MySQL upgrades and pricing changes for extremely large processes

We will be making two changes to our MySQL service offering, one of which will be related to the pricing of large processes, and one related to upgrading the version (and distribution) of MySQL we use.

I wanted to put the technology change first, because it’s way more interesting and affects a lot more people, but I know pricing changes always attract the most attention, so I will start there instead.
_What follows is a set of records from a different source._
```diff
@@ -696,9 +733,13 @@
             if (qx < -W || qx >= w || qy < -W || qy >= h) status = 0;
         }
     }
-    if (l16 == 0 && valid) {
-        A.prev_xy[2 * ((size_t)f * A.cap + kp)] = outx; A.prev_xy[2 * ((size_t)f * A.cap + kp) + 1] = outy;
-        if (A.status) A.status[(size_t)f * A.cap + kp] = (uint8_t)status;
+    unsigned zero = 0;
+    asm volatile("" : "+s"(zero));
+    const int le = (int)__builtin_amdgcn_mbcnt_hi(~0u, __builtin_amdgcn_mbcnt_lo(~0u, zero));
+    if (le % LPK == 0 && valid) {
+        const size_t o = (size_t)f * A.cap + (kp0 + le / LPK);
+        A.prev_xy[2 * o] = outx; A.prev_xy[2 * o + 1] = outy;
+        if (A.status) A.status[o] = (uint8_t)status;
     }
 }
 #else
```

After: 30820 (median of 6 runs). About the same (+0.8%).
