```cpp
int launch_gather_gemm(int dt, int out_dt, GatherArgs a, hipStream_t s) {
  const int VE = dt == DT_F32 ? 4 : 8;
  note_launch_bytes((double)a.N * ((double)a.Hi * a.Wi * (a.x_planar ? a.x_planes : a.Cin) * (a.x_planar == 1 ? 4 : dtype_size(dt)) +
                                   (double)a.Ho * a.Wo * (a.y_planes > 0 ? a.y_planes : a.Cout) * (a.y_planes > 0 ? 4 : dtype_size(out_dt)) +
                                   (a.x2 ? (double)a.phases[0].Hq * a.phases[0].Wq * a.Cin2 * dtype_size(dt) : 0.0)));
  if (a.fp8) {
    if (dt != DT_BF16 || out_dt != DT_BF16 || a.x2 || a.accumulate) { set_error("gather_gemm: fp8 needs the bf16 forward path"); return MMVAE_ERR_UNSUPPORTED; }
    a.cin_vecs = a.Cin / VE;
    const int rc2 = try_deep2(dt, out_dt, a, s);
    if (rc2 != 0) return rc2;
    if (a.wfrag) { set_error("gather_gemm: fragment-major fp8 weights (Cin=%d Cout=%d) need the deep2 kernel", a.Cin, a.Cout); return MMVAE_ERR_UNSUPPORTED; }
    set_error("gather_gemm: fp8 layer Cin=%d Cout=%d is not eligible for the deep-layer kernel", a.Cin, a.Cout); return MMVAE_ERR_UNSUPPORTED;
  }
  if (a.x2) {
    int rc = (!a.wfrag && !a.wfrag2) ? try_patch(dt, out_dt, a, s) : 0;
    if (rc != 0) return rc;
    GatherArgs m = a; m.x2 = nullptr; m.w2 = nullptr; m.Cin2 = 0; m.wfrag2 = 0;
// ... 424 lines not shown
```

moving-mnist-vae_amd/csrc/conv_wgrad.hip:

```cpp
#include <cstdlib>
#include "kernels.hpp"

namespace mmvae {

int launch_wgrad2_bf16(const Wgrad2Args& a, dim3 grid, int ta16, int tb16, int maxg, hipStream_t s);
int launch_wgrad2_f32(const Wgrad2Args& a, dim3 grid, int ta16, int tb16, int maxg, hipStream_t s);

int wgrad2_taps_per_block(int ta16, int tb16, int ntaps) {
  int mt = 12 / (ta16 * tb16); if (mt < 1) mt = 1; if (mt > 4) mt = 4;
  const int tg = ntaps >= 4 ? 4 * mt : mt;
  return tg < ntaps ? tg : ntaps;
}

size_t wgrad2_lds_bytes(const Wgrad2Args& a, int dt, int TA, int TB) {
  const size_t es = dtype_size(dt);
  const size_t stage = (size_t)a.g.TP * TA * es + (size_t)a.g.segs * a.g.PR * a.g.PW * TB * es + 32 * 4;
  const size_t acc1 = (size_t)TA * TB * 4;
  return stage > acc1 ? stage : acc1;
}

int wgrad2_patch_slots(const Wgrad2Args& a, int dt, int TB) {
  const int cvg = TB * (int)dtype_size(dt) / 16;
  const int nt = 64 * (a.nw > 0 ? a.nw : 4);
  const int per_round = nt / cvg;
// ... 75 lines not shown
  int lanes = 64;
  while (lanes > 8 && wsize / (4 * lanes) < 256) lanes >>= 1;
  const dim3 grid((unsigned)(wsize / (4 * lanes)));
  switch (lanes) {
    case 64: hipLaunchKernelGGL(wgrad_reduce_kernel<64>, grid, dim3(256), 0, s, a); break;
    case 32: hipLaunchKernelGGL(wgrad_reduce_kernel<32>, grid, dim3(256), 0, s, a); break;
    case 16: hipLaunchKernelGGL(wgrad_reduce_kernel<16>, grid, dim3(256), 0, s, a); break;
    default: hipLaunchKernelGGL(wgrad_reduce_kernel<8>, grid, dim3(256), 0, s, a); break;
  }
  return check_launch("wgrad_reduce");
}

int launch_patch_conv_f32(const PatchArgs& a, int gx, hipStream_t s);
int launch_patch_conv_bf16(const PatchArgs& a, int gx, hipStream_t s);
int launch_patch_conv_bf16_f32(const PatchArgs& a, int gx, hipStream_t s);
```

Traditionally, we have avoided charging for space used by MySQL processes. Most processes are very small, and there simply wasn’t enough usage or problems to merit hassling people for a few extra pennies. Unfortunately, that’s no longer true. We need to take steps to either rein in a few cases of excessive usage or recover enough money to cover the costs of the resources we must allocate to them. Here are some of the numbers:

  • The median size of a MySQL process is about 5.2 megabytes.
  • Over 90% of all MySQL processes are less than 40 megabytes in size.
  • For the first time in our history, the top 5 MySQL processes are all over 10 GiB in size.
  • The largest 10 (not 10%, just 10) of MySQL processes use almost 34% of the total space.
  • The largest 1% of MySQL processes use almost 65% of the total space.

Something is wrong if two people are paying the same for MySQL but one is using (literally) thousands of times more than the other. And obviously we need to fix that. But we need to do that in a way that has absolutely no impact on the people (i.e. almost everybody) whose usage is both reasonable and within our expectations.

In order to ensure that we don’t negatively impact people unnecessarily, we have taken the 90th percentile size (40 megabytes) as a cut-off point. If your usage is less than that, nothing about your MySQL pricing will change based on space used. If your usage is more than that, then on September 1st, 2012, we will begin charging an additional fee of $0.002/MiB-month for MySQL storage over 40MiB per process. This will be calculated and billed exactly the same as site storage currently is, except that it is five times cheaper, and the first 40MiB of space used by each MySQL process will be exempt.

In addition, there is also a second pricing problem we need to solve, which is heavy database I/O loads. This problem frequently goes hand-in-hand with large processes, because with small ones a little inefficiency is typically too small to notice. We have noticed that occasionally some databases run into problems due to poorly-optimized queries (i.e. missing or inefficient indexes). For example, we have seen a couple of places where a site depends on a MySQL query of a large table with no indexing that results in large temporary tables being written to disk. This takes ages — a good rule of thumb is that if your query is writing temporary tables to disk, you’re doing it wrong — and so requests from that site start to pile up, and you wind up with the MySQL process trying to write the same huge temporary tables to disk 8 or 10 times at once. This is so intensive that in our shared hosting environment, other people’s processes start to suffer because disks only spin so fast and they’re starving to death waiting for their turn. Of course we act promptly when these conditions occur, and since they are almost always the result of poor optimization, they are typically easily for the member to resolve once we bring it to their attention. But occasionally we get a response like “why should I?” and unfortunately we need an answer to that question. Therefore, effective September 1st, if we determine that a process is using a disproportionate amount of I/O and the responsible member is unwilling or unable to resolve the issue, the fee for MySQL storage will apply to the whole process (no 40MiB exemption), and will be set to a higher rate as determined by us as necessary to cover the cost of resources being used. This will give us some flexibility to support larger MySQL requirements than we currently can with the current one-size-fits-all model. We will, of course, retain the option to refuse service to use cases that we find truly abusive or unsupportable on our infrastructure. Please keep in mind that this change will affect the pricing of about five MySQL processes. (Again, not 5%, just 5.) So if you’re worried that this will affect you, it almost certainly won’t, and we will contact you individually (if we haven’t already) before it does.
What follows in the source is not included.